A presidente do Banco do Brasil, Taciana Medeiros, afirmou nesta sexta-feira (16) que irá revisar as projeções financeiras para 2025, após uma queda nos lucros da instituição.

O Banco do Brasil divulgou nesta quinta-feira (15) que teve lucro líquido ajustado de R$ 7,3 bilhões no primeiro trimestre de 2025, uma queda de 20,7% em relação ao mesmo período do ano passado.

Em conversa com analistas, a executiva afirmou que a redução no lucro foi provocada por uma combinação de fatores.
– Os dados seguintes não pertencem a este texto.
class Network:

    def __init__(self, model_path, X, Y, W, precision="default"):
        self.X, self.Y, self.W = X, Y, W
        self.h = ctypes.c_void_p()
        check(lib().coffee_nn_create2(model_path.encode(), X, Y, W, PRECISIONS[precision], ctypes.byref(self.h)))

    @property
    def fused(self):
        f = ctypes.c_int()
        check(lib().coffee_nn_is_fused(self.h, ctypes.byref(f)))
        return bool(f.value)

    @property
    def precision(self):
        p, e = ctypes.c_int(), ctypes.c_float()
        check(lib().coffee_nn_precision(self.h, ctypes.byref(p), ctypes.byref(e)))
        return PRECISION_NAMES[p.value], float(e.value)

    def forward_device(self, n, packed_dev, out_dev, stream=None):
        check(lib().coffee_nn_forward(self.h, n, _dp(packed_dev), _dp(out_dev), stream))

    def forward(self, packed):
        torch = _torch_cuda()
        n = packed.shape[0]
        P = 4 * self.X * self.Y
        din = _dev(torch, np.ascontiguousarray(packed).view(np.int64))
        out = torch.zeros((n, P + 4), dtype=torch.float32, device="cuda")
        _sync(torch)
        self.forward_device(n, din, out)
        _sync(torch)
        return out.cpu().numpy()

    def forward_canonical(self, packed, sym):
        torch = _torch_cuda()
        n = packed.shape[0]
        P = 4 * self.X * self.Y
        din = _dev(torch, np.ascontiguousarray(packed).view(np.int64))
        dsym = _dev(torch, sym, np.int32)
        out = torch.zeros((n, P + 4), dtype=torch.float32, device="cuda")
        _sync(torch)
        check(lib().coffee_nn_forward2(self.h, n, _dp(din), _dp(dsym), _dp(out), None))
        _sync(torch)
        return out.cpu().numpy()

    def close(self):
        if self.h:
            lib().coffee_nn_destroy(self.h)
            self.h = ctypes.c_void_p()

    def __del__(self):
        try:
            self.close()
        except Exception:
            pass


def fake_net(X, Y, W, packed):
    torch = _torch_cuda()
    n = packed.shape[0]
    P = 4 * X * Y
    din = _dev(torch, np.ascontiguousarray(packed).view(np.int64))
    out = torch.zeros((n, P + 4), dtype=torch.float32, device="cuda")
    _sync(torch)
    check(lib().coffee_fake_net(X, Y, W, n, _dp(din), _dp(out), None))
    _sync(torch)
    return out.cpu().numpy()


def cdf_table(X=5, Y=5, W=4):
    out = np.zeros(2000, np.float32)
    check(lib().coffee_debug_cdf_table(X, Y, W, _ptr(out)))
    return out


def row_bytes(X, Y):
    b = ctypes.c_int()
    check(lib().coffee_row_bytes(X, Y, ctypes.byref(b)))
    return b.value


def write_npz(path, rows, X, Y):
    n = len(rows["globalInputNC"])
    arrs = [np.ascontiguousarray(rows[k], dtype=t) for k, t in
            [("binaryInputNCHWPacked", np.uint8), ("globalInputNC", np.float32), ("policyTargetsNCMove", np.int16),
             ("globalTargetsNC", np.float32), ("valueTargetsNCHW", np.int8)]]
    check(lib().coffee_write_npz(path.encode(), n, X, Y, *[_ptr(a) for a in arrs]))


def zobrist_tables(X, Y, W):
    A = X * Y
    out = dict(board=np.zeros((A, 3, 2), np.uint64), board2=np.zeros((A, 4, 2), np.uint64),
               player=np.zeros((3, 2), np.uint64), init=np.zeros(2, np.uint64), game_over=np.zeros(2, np.uint64))
    check(lib().coffee_debug_zobrist(X, Y, W, *[_ptr(out[k]) for k in ["board", "board2", "player", "init",
                                                                          "game_over"]]))
    return out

Entre eles, destacou a alta da inadimplência no agronegócio e a entrada em vigor da resolução 4.966, que mudou as regras contábeis para os bancos.

“A decisão de rever o guidance não foi fácil, mas é a mais prudente e reforça nosso compromisso com a transparência”, disse.
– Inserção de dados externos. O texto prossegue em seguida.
#define GNNLM_TILE_SETUP(w_)                                                                 \
    {                                                                                        \
        const unsigned by_ = (w_) / n_tiles, t = (w_) - by_ * n_tiles;                       \
        b1x = by_ / p.batch2; b2x = by_ % p.batch2;                                          \
        int tm, tn;                                                                          \
        if (p.tile_order == 1) { tm = t / tiles_n; tn = t % tiles_n; }                       \
        else if (p.tile_order == 2) { tn = t / tiles_m; tm = t % tiles_m; }                  \
        else {                   \
            const int GM = p.tile_order - 2;                                                 \
            const int band = t / (GM * tiles_n);                                             \
            const int m_in = min(GM, tiles_m - band * GM);                                   \
            const int r = t - band * GM * tiles_n;                                           \
            tn = r / m_in;                                                                   \
            tm = band * GM + r % m_in;                                                       \
        }                                                                                    \
        m0x = tm * BM; n0x = tn * BN;                                                        \
        const float* A_ = p.A + b1x * p.sA1 + b2x * p.sA2;                                   \
        const float* W_ = p.W + b1x * p.sW1 + b2x * p.sW2;                                   \
        _Pragma("unroll") for (int i = 0; i < LA; ++i) {                                     \
            const int gr = m0x + srow + 32 * i;                                              \
            int64_t ar = gr < M ? (p.a_rows ? (int64_t)p.a_rows[gr] : (int64_t)gr) : 0;      \
            if (ar < 0) ar = 0;       \
            ap[i] = A_ + ar * p.lda;                                                         \
        }                                                                                    \
        _Pragma("unroll") for (int i = 0; i < LW; ++i) {                                     \
            const int gn = n0x + srow + 32 * i;                                              \
            wp[i] = W_ + (int64_t)(gn < p.N ? gn : 0) * p.ldw;                               \
        }                                                                                    \
    }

Tarciana explicou que nenhum dos fatores, isoladamente, teria gerado tamanho impacto, mas a coincidência entre os atrasos no agro, o novo modelo de provisões e a taxa Selic elevada comprometeram os resultados.

“O lucro ficou abaixo do que acredito ser o potencial do banco”, declarou.

Novas operações

Ela também informou que o BB está em negociação com o Banco Central para tratar de ajustes na aplicação da nova norma, especialmente sobre as operações do agronegócio.

“Já estamos abrindo conversa com o regulador para levar proposições de tratamento diferente da carteira do agro”, afirmou.

A mudança contábil fez com que o banco deixasse de reconhecer R$ 1 bilhão em receitas de crédito, já que o novo regime só permite contabilizar os valores após o efetivo recebimento. No setor do agronegócio, a inadimplência subiu para 3,04% no fim de março.

Apesar do cenário, a carteira total de crédito do banco cresceu 1,1% no trimestre e chegou a R$ 1,278 trilhão. O vice-presidente de gestão financeira do BB, Geovanne Tobias, disse que o banco mantém a previsão de distribuir 40% do lucro aos acionistas este ano. Ele acredita que a safra recorde de soja e milho e o reforço nas cobranças vão ajudar a conter a inadimplência no segundo semestre.